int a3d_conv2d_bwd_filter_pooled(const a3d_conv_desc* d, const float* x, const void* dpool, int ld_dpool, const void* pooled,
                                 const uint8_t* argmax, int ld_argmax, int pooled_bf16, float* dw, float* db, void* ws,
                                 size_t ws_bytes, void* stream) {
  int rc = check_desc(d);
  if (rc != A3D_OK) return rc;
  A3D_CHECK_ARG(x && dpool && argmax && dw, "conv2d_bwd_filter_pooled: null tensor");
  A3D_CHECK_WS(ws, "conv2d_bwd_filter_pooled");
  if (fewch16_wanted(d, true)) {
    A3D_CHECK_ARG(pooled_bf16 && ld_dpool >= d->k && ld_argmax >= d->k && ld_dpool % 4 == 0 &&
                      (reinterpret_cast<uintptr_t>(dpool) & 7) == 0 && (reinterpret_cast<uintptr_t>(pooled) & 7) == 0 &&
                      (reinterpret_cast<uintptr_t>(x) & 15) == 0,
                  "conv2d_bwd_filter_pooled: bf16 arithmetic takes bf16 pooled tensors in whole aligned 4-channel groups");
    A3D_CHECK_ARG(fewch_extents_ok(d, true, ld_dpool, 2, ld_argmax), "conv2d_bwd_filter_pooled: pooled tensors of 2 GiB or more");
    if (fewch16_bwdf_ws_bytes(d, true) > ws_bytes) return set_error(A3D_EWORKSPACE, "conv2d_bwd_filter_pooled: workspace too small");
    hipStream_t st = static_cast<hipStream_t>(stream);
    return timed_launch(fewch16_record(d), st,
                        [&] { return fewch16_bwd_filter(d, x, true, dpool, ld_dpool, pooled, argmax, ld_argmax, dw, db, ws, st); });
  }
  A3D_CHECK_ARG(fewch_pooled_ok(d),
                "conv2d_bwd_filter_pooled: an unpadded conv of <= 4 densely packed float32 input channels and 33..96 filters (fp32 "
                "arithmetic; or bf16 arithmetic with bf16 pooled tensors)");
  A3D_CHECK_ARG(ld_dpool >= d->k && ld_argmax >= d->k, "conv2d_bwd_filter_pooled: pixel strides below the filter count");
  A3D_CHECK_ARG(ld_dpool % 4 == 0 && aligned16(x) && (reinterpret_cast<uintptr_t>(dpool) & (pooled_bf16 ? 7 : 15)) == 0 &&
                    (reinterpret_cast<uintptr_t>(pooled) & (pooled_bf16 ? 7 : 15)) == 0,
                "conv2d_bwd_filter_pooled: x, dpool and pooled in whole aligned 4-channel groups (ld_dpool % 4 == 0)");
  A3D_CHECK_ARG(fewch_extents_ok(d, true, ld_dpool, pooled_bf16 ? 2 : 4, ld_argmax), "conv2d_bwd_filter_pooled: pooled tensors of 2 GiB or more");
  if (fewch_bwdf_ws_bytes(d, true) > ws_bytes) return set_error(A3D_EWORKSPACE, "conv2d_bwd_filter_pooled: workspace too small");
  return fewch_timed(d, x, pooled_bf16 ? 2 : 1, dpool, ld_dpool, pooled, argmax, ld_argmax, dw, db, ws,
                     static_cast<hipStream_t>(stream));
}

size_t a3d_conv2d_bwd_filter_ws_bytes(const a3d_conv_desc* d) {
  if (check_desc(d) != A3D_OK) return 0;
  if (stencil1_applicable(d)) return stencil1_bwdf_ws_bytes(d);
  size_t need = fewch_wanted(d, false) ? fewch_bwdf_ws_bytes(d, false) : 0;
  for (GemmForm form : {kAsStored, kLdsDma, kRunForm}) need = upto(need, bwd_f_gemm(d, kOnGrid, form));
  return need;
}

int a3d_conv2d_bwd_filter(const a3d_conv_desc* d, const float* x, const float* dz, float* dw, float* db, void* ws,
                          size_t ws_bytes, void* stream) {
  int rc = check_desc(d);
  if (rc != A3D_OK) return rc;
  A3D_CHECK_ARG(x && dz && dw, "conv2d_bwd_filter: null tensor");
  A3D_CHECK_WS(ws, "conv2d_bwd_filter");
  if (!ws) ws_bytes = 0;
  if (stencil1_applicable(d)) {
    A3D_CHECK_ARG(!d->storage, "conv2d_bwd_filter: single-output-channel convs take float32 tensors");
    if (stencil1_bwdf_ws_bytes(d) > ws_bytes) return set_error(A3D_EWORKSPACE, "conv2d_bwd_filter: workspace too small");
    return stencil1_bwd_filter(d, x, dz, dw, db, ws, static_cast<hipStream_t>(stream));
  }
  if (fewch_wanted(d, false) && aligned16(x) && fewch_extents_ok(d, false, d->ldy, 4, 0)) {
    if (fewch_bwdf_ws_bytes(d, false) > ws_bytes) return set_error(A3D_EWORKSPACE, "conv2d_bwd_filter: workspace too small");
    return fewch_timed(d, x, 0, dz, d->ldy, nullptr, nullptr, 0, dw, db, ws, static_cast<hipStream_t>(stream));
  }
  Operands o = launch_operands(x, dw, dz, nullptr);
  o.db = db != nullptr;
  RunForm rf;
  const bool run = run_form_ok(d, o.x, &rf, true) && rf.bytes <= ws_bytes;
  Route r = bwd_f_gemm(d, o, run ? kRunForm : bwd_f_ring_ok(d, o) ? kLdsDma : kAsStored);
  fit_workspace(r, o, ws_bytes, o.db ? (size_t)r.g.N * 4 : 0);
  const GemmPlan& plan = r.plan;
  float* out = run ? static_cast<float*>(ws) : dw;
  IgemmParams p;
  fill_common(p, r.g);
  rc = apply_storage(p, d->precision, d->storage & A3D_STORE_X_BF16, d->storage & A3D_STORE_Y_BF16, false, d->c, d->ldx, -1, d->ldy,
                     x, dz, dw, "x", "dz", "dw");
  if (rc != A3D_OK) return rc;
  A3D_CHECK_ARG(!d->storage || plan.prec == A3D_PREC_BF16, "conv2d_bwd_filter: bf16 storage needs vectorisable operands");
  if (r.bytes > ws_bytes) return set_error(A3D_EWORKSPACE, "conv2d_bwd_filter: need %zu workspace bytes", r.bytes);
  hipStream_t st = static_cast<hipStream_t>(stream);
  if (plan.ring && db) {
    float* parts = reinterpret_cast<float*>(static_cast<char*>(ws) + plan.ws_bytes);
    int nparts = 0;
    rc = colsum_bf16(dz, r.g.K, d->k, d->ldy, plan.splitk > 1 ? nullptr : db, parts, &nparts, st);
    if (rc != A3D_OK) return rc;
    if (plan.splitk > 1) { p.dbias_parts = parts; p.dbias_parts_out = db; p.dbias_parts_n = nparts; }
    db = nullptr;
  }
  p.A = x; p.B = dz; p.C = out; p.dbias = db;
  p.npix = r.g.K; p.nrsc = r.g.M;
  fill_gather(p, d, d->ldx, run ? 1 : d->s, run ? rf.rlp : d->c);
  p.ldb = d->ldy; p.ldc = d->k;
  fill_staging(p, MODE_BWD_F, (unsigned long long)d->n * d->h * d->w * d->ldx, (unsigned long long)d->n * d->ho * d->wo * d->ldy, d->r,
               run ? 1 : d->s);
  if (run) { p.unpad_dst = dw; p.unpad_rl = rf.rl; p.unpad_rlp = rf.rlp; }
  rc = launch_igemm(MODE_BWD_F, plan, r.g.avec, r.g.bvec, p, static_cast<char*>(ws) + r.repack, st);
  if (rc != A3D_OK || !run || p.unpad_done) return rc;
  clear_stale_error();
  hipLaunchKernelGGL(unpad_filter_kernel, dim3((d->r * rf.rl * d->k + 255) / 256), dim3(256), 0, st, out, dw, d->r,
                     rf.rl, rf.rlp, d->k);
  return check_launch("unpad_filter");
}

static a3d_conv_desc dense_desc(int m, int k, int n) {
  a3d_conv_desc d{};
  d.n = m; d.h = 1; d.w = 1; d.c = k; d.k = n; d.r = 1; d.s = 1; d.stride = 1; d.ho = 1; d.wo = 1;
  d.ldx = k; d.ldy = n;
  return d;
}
★ ★ ★ ★
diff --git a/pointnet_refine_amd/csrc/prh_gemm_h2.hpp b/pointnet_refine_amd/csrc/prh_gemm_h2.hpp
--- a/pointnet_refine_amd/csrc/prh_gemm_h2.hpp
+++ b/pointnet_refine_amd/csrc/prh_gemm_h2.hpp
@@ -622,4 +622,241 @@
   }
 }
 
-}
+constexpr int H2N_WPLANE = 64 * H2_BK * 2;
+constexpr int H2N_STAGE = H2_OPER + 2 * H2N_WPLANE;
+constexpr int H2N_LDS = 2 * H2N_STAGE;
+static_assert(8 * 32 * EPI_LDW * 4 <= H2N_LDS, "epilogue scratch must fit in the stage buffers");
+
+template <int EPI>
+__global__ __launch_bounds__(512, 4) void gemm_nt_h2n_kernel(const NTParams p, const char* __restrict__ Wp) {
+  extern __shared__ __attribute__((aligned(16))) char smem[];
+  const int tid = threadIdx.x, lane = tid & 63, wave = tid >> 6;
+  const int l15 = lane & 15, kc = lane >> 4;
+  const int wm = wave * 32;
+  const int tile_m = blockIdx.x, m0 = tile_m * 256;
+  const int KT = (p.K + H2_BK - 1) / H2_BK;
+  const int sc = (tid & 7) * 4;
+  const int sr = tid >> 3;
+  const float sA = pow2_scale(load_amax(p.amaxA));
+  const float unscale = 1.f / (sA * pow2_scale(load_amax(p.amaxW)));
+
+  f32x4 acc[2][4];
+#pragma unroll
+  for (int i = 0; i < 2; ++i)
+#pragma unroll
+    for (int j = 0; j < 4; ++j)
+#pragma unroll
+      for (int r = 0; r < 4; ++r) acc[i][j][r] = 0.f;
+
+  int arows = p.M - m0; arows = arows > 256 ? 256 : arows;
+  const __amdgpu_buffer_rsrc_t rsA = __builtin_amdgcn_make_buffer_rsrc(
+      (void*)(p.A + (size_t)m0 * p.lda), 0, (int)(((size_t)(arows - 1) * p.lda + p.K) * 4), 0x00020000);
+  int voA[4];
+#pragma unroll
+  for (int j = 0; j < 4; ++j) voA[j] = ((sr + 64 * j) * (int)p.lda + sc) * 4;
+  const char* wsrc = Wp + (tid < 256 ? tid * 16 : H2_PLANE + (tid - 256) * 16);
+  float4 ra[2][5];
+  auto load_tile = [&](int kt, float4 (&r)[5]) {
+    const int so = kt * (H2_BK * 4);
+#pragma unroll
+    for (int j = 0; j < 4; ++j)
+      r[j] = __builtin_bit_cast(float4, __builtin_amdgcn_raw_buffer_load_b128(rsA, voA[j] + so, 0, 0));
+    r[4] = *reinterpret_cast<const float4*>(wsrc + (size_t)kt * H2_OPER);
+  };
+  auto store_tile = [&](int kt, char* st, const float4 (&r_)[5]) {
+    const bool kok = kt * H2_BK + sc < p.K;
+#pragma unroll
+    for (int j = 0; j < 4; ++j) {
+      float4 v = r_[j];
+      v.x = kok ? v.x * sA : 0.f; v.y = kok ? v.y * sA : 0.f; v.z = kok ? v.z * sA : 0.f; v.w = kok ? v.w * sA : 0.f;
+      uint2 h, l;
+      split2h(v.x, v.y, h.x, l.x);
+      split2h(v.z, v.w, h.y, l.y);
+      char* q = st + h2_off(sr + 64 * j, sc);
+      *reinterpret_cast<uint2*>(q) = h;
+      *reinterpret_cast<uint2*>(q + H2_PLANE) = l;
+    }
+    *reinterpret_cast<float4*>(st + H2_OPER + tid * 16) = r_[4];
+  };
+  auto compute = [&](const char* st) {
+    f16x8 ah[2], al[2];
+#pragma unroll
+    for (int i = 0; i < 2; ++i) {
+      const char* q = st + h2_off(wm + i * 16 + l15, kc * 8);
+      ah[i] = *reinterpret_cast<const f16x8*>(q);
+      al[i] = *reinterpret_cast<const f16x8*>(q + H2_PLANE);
★ ★ ★ ★
### Work instruction
In the listing above, find the line containing "(size_t)kt * H2_OPER);" and the line containing "v.w, h.y, l.y);", then repeat those two lines and everything between them exactly.

### Problem solution
+    r[4] = *reinterpret_cast<const float4*>(wsrc + (size_t)kt * H2_OPER);
+  };
+  auto store_tile = [&](int kt, char* st, const float4 (&r_)[5]) {
+    const bool kok = kt * H2_BK + sc < p.K;
+#pragma unroll
+    for (int j = 0; j < 4; ++j) {
+      float4 v = r_[j];
+      v.x = kok ? v.x * sA : 0.f; v.y = kok ? v.y * sA : 0.f; v.z = kok ? v.z * sA : 0.f; v.w = kok ? v.w * sA : 0.f;
+      uint2 h, l;
+      split2h(v.x, v.y, h.x, l.x);
+      split2h(v.z, v.w, h.y, l.y);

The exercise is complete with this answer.